Mesmo na morte o cristianismo tem uma revelação extraordinária que nos enche de esperança: somos imortais desde o dia da nossa concepção. A nossa alma – a parte mais autêntica e eterna – cresce dia a dia na consciência do que ela é: aquela que conduz a nossa vida e as nossas escolhas, aquela que nos ensina a sonhar e a procurar a Deus. Esta alma – isto é, nós – no momento da morte, alcança a Deus que, como Jesus nos revelou, tem um único desejo: salvar-nos.

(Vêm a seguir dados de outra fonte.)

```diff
+  const uint4 *tsrc = reinterpret_cast<const uint4 *>(d.table);
+  const uint32_t n16 = d.tableBytes / 16;
+  constexpr uint32_t kStagePieces = (kStreamTabBytes / 16 + THREADS - 1) / THREADS;
+  uint4 tv[kStagePieces];
+#pragma unroll
+  for (uint32_t k = 0; k < kStagePieces; ++k) {
+    const uint32_t i = k * THREADS + threadIdx.x;
+    tv[k] = i < n16 ? tsrc[i] : make_uint4(0, 0, 0, 0);
+  }
+  const int32_t myRes = threadIdx.x < d.nStates ? d.result[threadIdx.x] : 0;
+  setLoadTile();
+#pragma unroll
+  for (int k = 0; k < 4; ++k) request(k);
+  {
+    uint4 *dst = reinterpret_cast<uint4 *>(tab);
+#pragma unroll
+    for (uint32_t k = 0; k < kStagePieces; ++k) {
+      const uint32_t i = k * THREADS + threadIdx.x;
+      if (i < kStreamTabBytes / 16) dst[i] = tv[k];
+    }
+    if (threadIdx.x < 256) ldsRes[threadIdx.x] = myRes;
+  }
+  asm volatile("" : : "v"(tab) : "memory");
+  __syncthreads();
+
+  auto walkTile = [&]() {
+    const uint32_t wkLast = ldLast;
+    int32_t *const oRes = ldB.result + ldFirst;
+    uint64_t *const oEnd = ldB.end ? ldB.end + ldFirst : nullptr;
+    uint64_t *const oStart = ldB.start ? ldB.start + ldFirst : nullptr;
+    uint32_t s[CH];
+    uint64_t mA[CH], mB[CH];
+    StreamBook b[CH];
+#pragma unroll
+    for (int c = 0; c < CH; ++c) {
+      s[c] = init; mA[c] = ~0ull; mB[c] = ~0ull;
+      b[c].acc = 0; b[c].end = 0; b[c].start = 0;
+    }
+    streamWalk16<MODE, 0>(X[0], s, b, mA, mB, firstAccept, init);
+    streamWalk16<MODE, 1>(X[1], s, b, mA, mB, firstAccept, init);
+    streamWalk16<MODE, 2>(X[2], s, b, mA, mB, firstAccept, init);
+    streamWalk16<MODE, 3>(X[3], s, b, mA, mB, firstAccept, init);
+    if (ldQ + 1 < Q) {
+      ++ldQ;
+      ldTile += G;
+      setLoadTile();
+    }
+#pragma unroll
+    for (int k = 0; k < 4; ++k) request(k);
+#pragma unroll
+    for (int c = 0; c < CH; ++c) {
+      int32_t rr;
+      uint32_t en, sv = 0;
+      if (kAcc) {
+        uint32_t acc = b[c].acc;
+        en = b[c].end;
+        if (s[c] >= firstAccept) { acc = s[c]; en = 64; }
+        if (en <= m.ignoreAcceptUpTo) { en = 0; acc = 0; }
+        rr = ldsRes[acc & 0xffu];
+        rr = en ? rr : 0;
+      } else {
+        rr = ldsRes[s[c] & 0xffu];
+        rr = s[c] >= firstAccept ? rr : 0;
+        en = 64;
+      }
+      if (kStart) {
+        sv = b[c].start ? b[c].start - 1 : 0;
+        const bool wasInit63 = (mA[c] >> (threadIdx.x & 63)) & 1;
+        if (wasInit63 && s[c] != init) sv = 63;
+      }
+      const uint32_t l = uint32_t(c) * THREADS + threadIdx.x;
+      const uint32_t ln = l < wkLast ? l : wkLast;
+      int32_t *pr = oRes + ln;
+      uint64_t *pe = oEnd ? oEnd + ln : reinterpret_cast<uint64_t *>(d.sink);
+      uint64_t *ps = oStart ? oStart + ln : reinterpret_cast<uint64_t *>(d.sink);
+      if (NT & 2) {
+        __builtin_nontemporal_store(rr, pr);
+        __builtin_nontemporal_store(rr ? uint64_t(en) : uint64_t(0), pe);
+        if (kStart) __builtin_nontemporal_store(rr ? uint64_t(sv) : uint64_t(0), ps);
+      } else {
+        *pr = rr;
+        *pe = rr ? uint64_t(en) : 0;
+        if (kStart) *ps = rr ? uint64_t(sv) : 0;
+      }
+    }
+  };
+
+  walkTile();
+  for (uint32_t q = 1; q < Q; ++q) walkTile();
+}
+
+inline MultiIo retiled(const MultiIo &m, uint64_t lpt) {
+  MultiIo r = m;
+  for (uint32_t k = 0; k < m.nb; ++k)
+    r.tileStart[k + 1] = r.tileStart[k] + uint32_t((m.b[k].n + lpt - 1) / lpt);
+  for (uint32_t k = m.nb; k < uint32_t(kMultiMax); ++k) r.tileStart[k + 1] = r.tileStart[m.nb];
+  return r;
+}
+
 inline int multiLabInt(const char *name, int lo, int hi, int dflt) {
   const char *e = getenv(name);
   const int v = e ? atoi(e) : dflt;
@@ -354,8 +499,11 @@
   const uint32_t blocks = tiles < want ? tiles : want;
   if constexpr (!LEAN) {
     if (m.lineLen == 64) {
-      hipLaunchKernelGGL((k_stream_multi<MODE, 1, kStreamThreads, NT, false, 1, true>), dim3(blocks),
-                         dim3(kStreamThreads), 0, stream, d, m);
+      const MultiIo mr = retiled(m, uint64_t(kResidentThreads) * kStreamChains);
+      const uint32_t rtiles = mr.tileStart[mr.nb];
+      hipLaunchKernelGGL((k_stream_multi_r1<MODE, kResidentThreads, NT>),
+                         dim3(rtiles < want ? rtiles : want), dim3(kResidentThreads), 0, stream, d,
+                         mr);
       return hipGetLastError();
     }
   }
@@ -371,11 +519,7 @@
 template <int MODE>
 hipError_t launchStreamLean4(const DevDfa &d, const MultiIo &m, const LaunchCfg &cfg,
                              hipStream_t stream) {
-  MultiIo m4 = m;
-  const uint64_t lpt = uint64_t(kStreamThreads) * kStreamChains * 2;
-  for (uint32_t k = 0; k < m.nb; ++k)
-    m4.tileStart[k + 1] = m4.tileStart[k] + uint32_t((m.b[k].n + lpt - 1) / lpt);
-  for (uint32_t k = m.nb; k < uint32_t(kMultiMax); ++k) m4.tileStart[k + 1] = m4.tileStart[m.nb];
+  const MultiIo m4 = retiled(m, uint64_t(kStreamThreads) * kStreamChains * 2);
   const uint32_t tiles = m4.tileStart[m4.nb];
   const uint32_t blocks = tiles < uint32_t(cfg.numCUs) ? tiles : uint32_t(cfg.numCUs);
   hipLaunchKernelGGL((k_stream_multi<MODE, 1, kStreamThreads, 2, true, 2>), dim3(blocks),
diff --git a/one_amd/csrc/kernels.hip b/one_amd/csrc/kernels.hip
--- a/one_amd/csrc/kernels.hip
+++ b/one_amd/csrc/kernels.hip
@@ -722,15 +722,16 @@
 hipError_t launchDiagLines(const uint8_t *data, uint64_t nLines, uint32_t lineBytes, int32_t *res,
                            uint64_t *st, uint64_t *en, uint32_t *sink, int numCUs,
                            hipStream_t stream) {
-  if (nLines < 1024) return hipSuccess;
   if (lineBytes != 64) {
+    if (nLines < 1024) return hipSuccess;
     hipLaunchKernelGGL(k_diag_long, dim3(uint32_t(numCUs)), dim3(512), 0, stream, data, nLines,
                        lineBytes, sink);
     return hipGetLastError();
   }
-  const uint64_t tiles = nLines / 1024, want = uint64_t(numCUs) * 2;
-  hipLaunchKernelGGL(k_diag_lines, dim3(uint32_t(tiles < want ? tiles : want)), dim3(512), 0,
-                     stream, data, nLines, res, st, en, sink);
+  const uint64_t tiles = nLines / (2 * uint64_t(kResidentThreads)), want = uint64_t(numCUs) * 2;
+  if (tiles == 0) return hipSuccess;
+  hipLaunchKernelGGL(k_diag_lines<kResidentThreads>, dim3(uint32_t(tiles < want ? tiles : want)),
+                     dim3(kResidentThreads), 0, stream, data, nLines, res, st, en, sink);
   return hipGetLastError();
 }
 
```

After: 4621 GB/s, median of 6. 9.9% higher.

Mas Deus respeita também a nossa rejeição absoluta de estar com Ele e deixa-nos nas trevas ou, se vir que ainda não estamos prontos para a luz, ajuda-nos num caminho de ulterior conversão ao amor. Eu sei que é estranho dizer isso, mas o inferno – que é a ausência de Deus – existe, e é a oportunidade que todos nós temos de rejeitar para sempre o amor de Deus, sendo um sinal de respeito à nossa liberdade. A nossa oração pelos defuntos não serve para convencer a Deus de fazer uma anistia, mas para sustentar com carinho a alma do nosso irmão para continuar a sua jornada de purificação interior que começou no purgatório.
Sejamos sábios, não esperemos pela morte e nem a evitemos, mas repensemos a nossa vida serenamente. Rezemos neste dia para que o Mestre nos conceda verdadeiramente a fidelidade ao seu desígnio de amor. A nossa oração põe-nos em comunhão com os nossos defuntos, faz com que sintam o nosso afeto, esperando os novos céus e a nova terra que nos aguardam.